Reading Wierzbicka’s work is like peeking through a magic mirror that inverts the old “how natives think” school of anthropology and turns it back on ourselves. Her English-speakers are a pragmatic people, cautious in their pronouncements and prone to downplaying their emotions. They endlessly qualify their remarks according to their stance towards what is being said. Hence their endless use of expressions such as “I think”, “I believe”, “I suppose”, “I understand”, “I suspect”. They prefer fact over theories, savor “control” and “space”, and cherish autonomy over intimacy. Their moral lives are governed by a tightly interwoven knot of culture-specific concepts called “right” and “wrong”, which they mysteriously believe to be universal.
Wierzbicka’s description of English’s subconscious system of values hardly holds true for the billion or more speakers of this most global of tongues. But it is also a reminder that, despite its influence, English is not truly universal. Its horizons are just as limited as those of any other language, whether Chinese or Hopi or Dalabon.
For if language connects people socially, it also connects them to a place. The linguist Nicholas Evans has described how Kayardild, a language spoken in northern Australia, requires a speaker to continually orient themselves according to the cardinal directions. Where an English speaker would orient things according to their own perception – my left, my right, my front, my back – a speaker of Kayardild thinks in terms of north, south, east and west. As a consequence, speakers of Kayardild (and those of several other languages that share this feature) possess “absolute reckoning”, or a kind of “perfect pitch” for direction. It also means removing one’s self as the main reference point for thinking about space. As Evans writes of his own experiences learning the language, “one aspect of speaking Kayardild, then, is learning that the landscape is more important and objective than you are. Kayardild grammar literally puts everyone in their place.”
Those of us troubled by the hyperdominance of English should also remember the role it has played in some societies – especially multi-ethnic ones – as a bridge to the wider world and counterweight to other nationalisms. This was especially keenly felt in South Africa, where Afrikaans was widely associated with the policy of apartheid. When the government announced that Afrikaans would be used as a language of instruction in schools on par with English in 1974, the decision led in 1976 to a mass demonstration by black students known as the Soweto uprising. Its brutal suppression resulted in hundreds of deaths, and is considered a turning point in the anti-apartheid struggle. Similar protests have periodically racked southern India since the 1940s over attempts to enforce official use of Hindi in place of English.
*
In some ways, the worst threat may come not from the global onrush of modernity, but from an idea: that a single language should suit every purpose, and that being monolingual is therefore somehow “normal”. This is something that’s often assumed reflexively by those of us who live most of our lives in English, but historically speaking, monolingualism is something of an aberration.

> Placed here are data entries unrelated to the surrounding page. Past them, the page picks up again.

# TimingSpace/MVOScaleRecovery

Measured on AMD Instinct MI355X. Metric: frames/sec scale-recovery, KITTI-00 flow (~2k feats/frame), 1/2/4/8 GPU, higher is better.
Workload: dtype f64

## Files before the change

### mvoscalerecovery_amd/csrc/mvosr_kernels.hip

```cpp
#include <hip/hip_runtime.h>
#include <math.h>
#include <stdint.h>
#include <stdlib.h>
#include <string.h>

#include "../../include/mvosr.h"
#include "mvosr_device.hpp"
#include "mvosr_host.hpp"
#include "mvosr_npsum.hpp"

namespace mvosr {

#ifdef MVOSR_STAMPS
#define MVOSR_STAMP(i) do { if (threadIdx.x == 0 && stamps) stamps[i] = __builtin_amdgcn_s_memtime(); } while (0)
#define MVOSR_STAMP_DECL unsigned long long stamps[12] = {0,0,0,0,0,0,0,0,0,0,0,0};
#define MVOSR_STAMP_ARG , unsigned long long *stamps = nullptr
#define MVOSR_STAMP_PASS , stamps
#define MVOSR_RSTAMP(i) do { if (stamps) stamps[i] = __builtin_amdgcn_s_memtime(); } while (0)
#else
#define MVOSR_RSTAMP(i) do {} while (0)
#define MVOSR_STAMP(i) do {} while (0)
#define MVOSR_STAMP_DECL
#define MVOSR_STAMP_ARG
#define MVOSR_STAMP_PASS
// ... 567 lines not shown
            if (base + k * B + tid < t2_count) mark_triangle(base / B + k, tc.q[k].a, tc.q[k].b, tc.q[k].c);
        }
        if (more) tc = tn;
    }
    bad |= bad_in;
    int sn = singular | (near << 16);
    block_sum4i<WAVES>(npitch, ntv, sn, bad, s.red + R_SEL_CNT * 2 * WAVES);
    singular = sn & 0xFFFF;
    r.near = sn >> 16;
    MVOSR_STAMP(5);
    r.height_level = MODE == MODE_HOT ? hl / 3.0 : hl;
    r.n_steep = (int)hcnt;
    r.n_pitch = npitch; r.n_tri_valid = ntv; r.singular = singular; r.bad = bad;
    return r;
}

struct RoadResult {
    double height;
    int status;
    int n_sel, n_kept, n_modes, mode_left, mode_right;
    double mean, std, skew, median;
};

__device__ __forceinline__ bool dropped_by_single(double y, int bin, const Bits192 &single, int first_single) {
    bool d = false;
#pragma unroll
    for (int dk = -1; dk <= 1; ++dk) {
        const int k = bin + dk;
        const bool is_single = (k >= 0) && (k < kBins) && single.test_lane(max(k, 0));
        const double r = bin_edge(k + 1);
        const double lo = r - 0.1;
        const bool in = (k == first_single) ? (y >= lo && y <= r) : (y > lo && y <= r);
        d |= is_single && in;
    }
    return d;
}

#ifdef MVOSR_ROAD_EXACT_COUNT
__device__ unsigned long long g_road_exact_count[3];
#endif
constexpr int kRoadRC = 20;
constexpr int kRoadSub = 4;
constexpr int kRoadWaves = 4;
constexpr int kTrash = 175;
constexpr int kStPending = -1;
constexpr int kStRedo = -2;
static_assert(kStRedo == MVOSR_ST_REDO, "include/mvosr.h");
constexpr int kMaxVoteRows = 32765;

struct RoadArgs {
    mvosr_params P;
    const int64_t *off;
    const int32_t *cnt;
    const double *y;
    double *scratch;
    const double *height_level;
    mvosr_outputs o;
    int64_t first_frame, n_frames;
    int pending_only;
    int32_t *level_redo;
    const int32_t *list;
    int wide;
    const uint8_t *listed_mask = nullptr;
};

__device__ __forceinline__ int bin_of_table(double y, const double2 *edges) {
    if (!(y >= 0.0 && y <= bin_edge(kBins))) return -1;
    int k = min((int)(y * 10.0), kBins - 1);
    const double2 e = edges[k];
    k += (k < kBins - 1 && y >= e.y) ? 1 : 0;
    k -= (y < e.x) ? 1 : 0;
    return k;
}

template <int RC, int WW = 1>
__device__ __forceinline__ RoadResult road_wave(int *hist, int *comb, uint8_t *nearflag, const double2 *edges,
                                                const double *yv_all, double *scratch,
                                                int Mall, double height_level, const mvosr_params &P, int32_t *g_hist, bool exact_stats,
                                                int part_lo, int part_hi, double *part, int *np_stack MVOSR_STAMP_ARG) {
    static_assert(RC <= 32 && kRoadSub == 4, "32-bit row masks; one int4 per bin");
    const int lane = lane_id();
    RoadResult R;
    R.height = nan(""); R.status = MVOSR_ST_MODE; R.n_sel = Mall; R.n_kept = 0; R.n_modes = 0; R.mode_left = -1; R.mode_right = -1;
    R.mean = R.std = R.skew = R.median = nan("");
    if (Mall == 0) { R.status = MVOSR_ST_NO_FLAT; return R; }
    const double *yv = yv_all + (part_hi > part_lo ? part_lo : 0);
    const int M = part_hi - part_lo;
    if (WW == 1 || wave_id() == 0) {
        int4 z; z.x = z.y = z.z = z.w = 0;
#pragma unroll
        for (int c = 0; c < 3; ++c) { const int b = lane + 64 * c; if (b < 176) reinterpret_cast<int4 *>(hist)[b] = z; }
    }
    if constexpr (WW > 1) __syncthreads();
    const double y0 = yv_all[0];
    const double sh = (y0 - y0 == 0.0) ? y0 : 0.0;
    int *hsub = hist + (lane & (kRoadSub - 1));

    const int nfull = M / kWave;
// ... 3 lines not shown
    unsigned pk[(RC + 3) / 4];
    constexpr int kG = 4;
#pragma unroll
    for (int k0 = 0; k0 < RC; k0 += kG) {
        double yg[kG];
#pragma unroll
        for (int j = 0; j < kG && k0 + j < RC; ++j) yg[j] = yv[max(min((k0 + j) * kWave + lane, M - 1), 0)];
#pragma unroll
        for (int j = 0; j < kG && k0 + j < RC; ++j) {
            const int k = k0 + j;
            const double y = yg[j];
            const bool vk = (valid >> k) & 1u;
            const bool inr = vk && (y >= 0.0) && (y <= bin_edge(kBins));
            const int g = inr ? min((int)(y * 10.0), kBins - 1) : 0;
            const double2 e = edges[g];
            int bin = g + ((g < kBins - 1 && y >= e.y) ? 1 : 0) - ((y < e.x) ? 1 : 0);
            bin = inr ? bin : kTrash;
            atomicAdd(&hsub[4 * bin], 1);
            const double d = vk ? y - sh : 0.0;
            s1 += d;
            s2 = __builtin_fma(d, d, s2);
            pk[k >> 2] = (k & 3) ? (pk[k >> 2] | ((unsigned)bin << (8 * (k & 3)))) : (unsigned)bin;
        }
        __builtin_amdgcn_sched_barrier(0);
    }
    constexpr int kLongUnroll = 2;
    for (int i0 = RC * kWave + lane; i0 < M; i0 += kLongUnroll * kWave) {
        double yl[kLongUnroll];
#pragma unroll
        for (int j = 0; j < kLongUnroll; ++j) yl[j] = yv[max(min(i0 + j * kWave, M - 1), 0)];
#pragma unroll
        for (int j = 0; j < kLongUnroll; ++j) {
            if (i0 + j * kWave >= M) continue;
            const int bin = bin_of_table(yl[j], edges);
            if (bin >= 0) atomicAdd(&hsub[4 * bin], 1);
            const double d = yl[j] - sh;
            s1 += d;
            s2 = __builtin_fma(d, d, s2);
        }
    }
    MVOSR_RSTAMP(2);
    if constexpr (WW > 1) __syncthreads();
    int hraw[3], hz[3];
    Bits192 single, modes, mins;
    int mx = 0, mn = 0x7fffffff;
#pragma unroll
    for (int c = 0; c < 3; ++c) {
        const int b = lane + 64 * c;
        int h = 0;
        if (b < kBins) { const int4 q = reinterpret_cast<const int4 *>(hist)[b]; h = (q.x + q.y) + (q.z + q.w); }
        if (b < 176) comb[b] = h;
        hraw[c] = h;
        hz[c] = (hraw[c] == 1) ? 0 : hraw[c];
        single.w[c] = __ballot(b < kBins && hraw[c] == 1);
        mx = max(mx, hz[c]);
        if (b < kBins) mn = min(mn, hz[c]);
    }
    mx = wave_max(mx);
    mn = wave_min(mn);
    if (g_hist && (WW == 1 || wave_id() == 0)) {
#pragma unroll
        for (int c = 0; c < 3; ++c) { const int b = lane + 64 * c; if (b < kBins) { g_hist[b] = hraw[c]; g_hist[kBins + b] = hz[c]; } }
    }
    MVOSR_RSTAMP(3);
    const int first_single = single.lowest_from(0);
    Bits192 near;
    near.w[0] = single.w[0] | (single.w[0] << 1) | (single.w[0] >> 1) | (single.w[1] << 63);
    near.w[1] = single.w[1] | (single.w[1] << 1) | (single.w[1] >> 1) | (single.w[0] >> 63) | (single.w[2] << 63);
    near.w[2] = single.w[2] | (single.w[2] << 1) | (single.w[2] >> 1) | (single.w[1] >> 63);
#pragma unroll
    for (int c = 0; c < 3; ++c) { const int b = lane + 64 * c; if (b < 176) nearflag[b] = (b < kBins) ? (uint8_t)((near.w[c] >> lane) & 1ull) : 0; }
    const bool have_modes = mx > P.mode_min;

    double t1 = 0.0, t2 = 0.0;
    int nd = 0;
    {
        unsigned sus = 0u;
#pragma unroll
        for (int k = 0; k < RC; ++k) sus |= (nearflag[(pk[k >> 2] >> (8 * (k & 3))) & 0xFFu] ? 1u : 0u) << k;
        while (sus) {
            const int k = __ffs(sus) - 1;
            sus &= sus - 1u;
            const double y = yv[k * kWave + lane];
            if (dropped_by_single(y, bin_of_table(y, edges), single, first_single)) {
                const double d = y - sh;
                t1 += d;
                t2 = __builtin_fma(d, d, t2);
                ++nd;
            }
        }
    }
    for (int i0 = RC * kWave + lane; i0 < M; i0 += kLongUnroll * kWave) {
        double yl[kLongUnroll];
#pragma unroll
        for (int j = 0; j < kLongUnroll; ++j) yl[j] = yv[max(min(i0 + j * kWave, M - 1), 0)];
#pragma unroll
        for (int j = 0; j < kLongUnroll; ++j) {
            if (i0 + j * kWave >= M) continue;
            const double y = yl[j];
            const int bin = bin_of_table(y, edges);
            if (bin >= 0 && nearflag[bin] && dropped_by_single(y, bin, single, first_single)) {
                const double d = y - sh;
                t1 += d;
                t2 = __builtin_fma(d, d, t2);
                ++nd;
            }
        }
    }
    double S1 = wave_sum(s1 - t1), S2 = wave_sum(s2 - t2), Q = wave_sum(s2);
    nd = wave_sum(nd);
    if constexpr (WW > 1) {
        if (lane == 0) { part[4 * wave_id()] = S1; part[4 * wave_id() + 1] = S2; part[4 * wave_id() + 2] = Q; part[4 * wave_id() + 3] = (double)nd; }
        __syncthreads();
        S1 = 0.0; S2 = 0.0; Q = 0.0;
        double ndd = 0.0;
#pragma unroll
        for (int i = 0; i < WW; ++i) { S1 += part[4 * i]; S2 += part[4 * i + 1]; Q += part[4 * i + 2]; ndd += part[4 * i + 3]; }
        nd = (int)ndd;
    }
    MVOSR_RSTAMP(4);
    const int nkept = Mall - nd;
    const double cntd = (double)nkept;
    R.n_kept = nkept;

    auto pack_kept = [&]() {
        int nlist = 0;
#pragma unroll 1
        for (int i0 = 0; i0 < Mall; i0 += kWave) {
            const int i = i0 + lane;
            bool keep = false;
            double y = 0.0;
            if (i < Mall) {
                y = yv_all[i];
                const int bin = bin_of_table(y, edges);
                keep = !(bin >= 0 && nearflag[bin] && dropped_by_single(y, bin, single, first_single));
            }
            const unsigned long long m = __ballot(keep);
            if (keep) scratch[nlist + __popcll(m & ((1ull << lane) - 1ull))] = y;
            nlist += __popcll(m);
        }
        return nlist;
    };

    if (!have_modes) {
        if constexpr (WW > 1) { if (wave_id() != 0) return R; }
        if (nkept == 0) { R.height = height_level; R.status = MVOSR_ST_LEVEL; return R; }
        pack_kept();
        __threadfence_block();
        const int klo = (nkept - 1) >> 1, khi = nkept >> 1;
        double mlo = 0.0, mhi = 0.0;
        int flo = 0, fhi = 0;
        for (int i = lane; i < nkept; i += kWave) {
            const double yi = scratch[i];
            int rank = 0;
            for (int j = 0; j < nkept; ++j) {
                const double yj = scratch[j];
                rank += (yj < yi) || (yj == yi && j < i);
            }
            if (rank == klo) { mlo = yi; flo = 1; }
            if (rank == khi) { mhi = yi; fhi = 1; }
        }
        const unsigned long long blo = __ballot(flo), bhi = __ballot(fhi);
        mlo = readlane_d(mlo, (int)__ffsll((long long)blo) - 1);
        mhi = readlane_d(mhi, (int)__ffsll((long long)bhi) - 1);
        R.median = (klo == khi) ? mlo : (mlo + mhi) / 2.0;
        R.height = R.median; R.status = MVOSR_ST_MEDIAN;
        return R;
    }
    if constexpr (WW > 1) { if (wave_id() != 0) return R; }
// ... 32 lines not shown
    const double right = bin_edge(ir + 1);
    const double m1 = S1 / cntd;
    const double mean = sh + m1;
    const double var = S2 / cntd - m1 * m1;
    double mean_o = mean;
    double sd = sqrt(var);
    {
        const double thr = fabs(P.skew_threshold);
        const double N = (double)Mall;
        const double g = 0x1p-52 * (2.0 * (double)((Mall + kWave - 1) / kWave) + 64.0 + N / (double)kNpBufSize);
        const double a2 = Q / cntd, r = sqrt(a2), rho = sqrt(N / cntd), Mg = fabs(sh) + r;
        const double rms = sqrt(mean * mean + var);
        const double margin = fabs((mean - mode / 10.0) - P.skew_threshold * sd);
        const double bound_two_pass = 1e-11 * (rms + sd) + 1e-22 * rms * rms / sd;
        const double bound = bound_two_pass
                           + g * ((Mg + rho * r) + fabs(mode / 10.0) + (1.0 + thr) * sd + (1.0 + thr) * (a2 * (6.0 + 2.0 * rho) + g * Mg * Mg) / sd);
#ifdef MVOSR_ROAD_EXACT_COUNT
        if (lane == 0) {
            atomicAdd(&g_road_exact_count[0], 1ull);
            if (!(margin > bound_two_pass)) atomicAdd(&g_road_exact_count[1], 1ull);
            if (!(margin > bound)) atomicAdd(&g_road_exact_count[2], 1ull);
        }
#endif
        if (!(margin > bound) || exact_stats) {
            const int nl = pack_kept();
            __threadfence_block();
            mean_o = np_pairwise_sum_cold(scratch, nl, 0.0, 0, np_stack) / (double)nl;
            sd = sqrt(np_pairwise_sum_cold(scratch, nl, mean_o, 1, np_stack) / (double)nl);
        }
    }
    const double skew = (mean_o - mode / 10.0) / sd;
    R.mean = mean_o; R.std = sd; R.skew = skew;
    if (skew > P.skew_threshold) { R.height = right; R.status = MVOSR_ST_RIGHT; }
    else { R.height = mode / 10.0; R.status = MVOSR_ST_MODE; }
    return R;
}
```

Before the era of the nation-state, polyglot empires were the rule, rather than the exception. Polyglot individuals abounded, too. For most of history, people lived in small communities. But that did not mean that they were isolated from one another. Multilingualism must have been common. Today, we see traces of this polyglot past in linguistic hotspots such as the Mandara mountains of Cameroon, where children as young as 10 routinely juggle four or five languages in daily life, and learn several others in school.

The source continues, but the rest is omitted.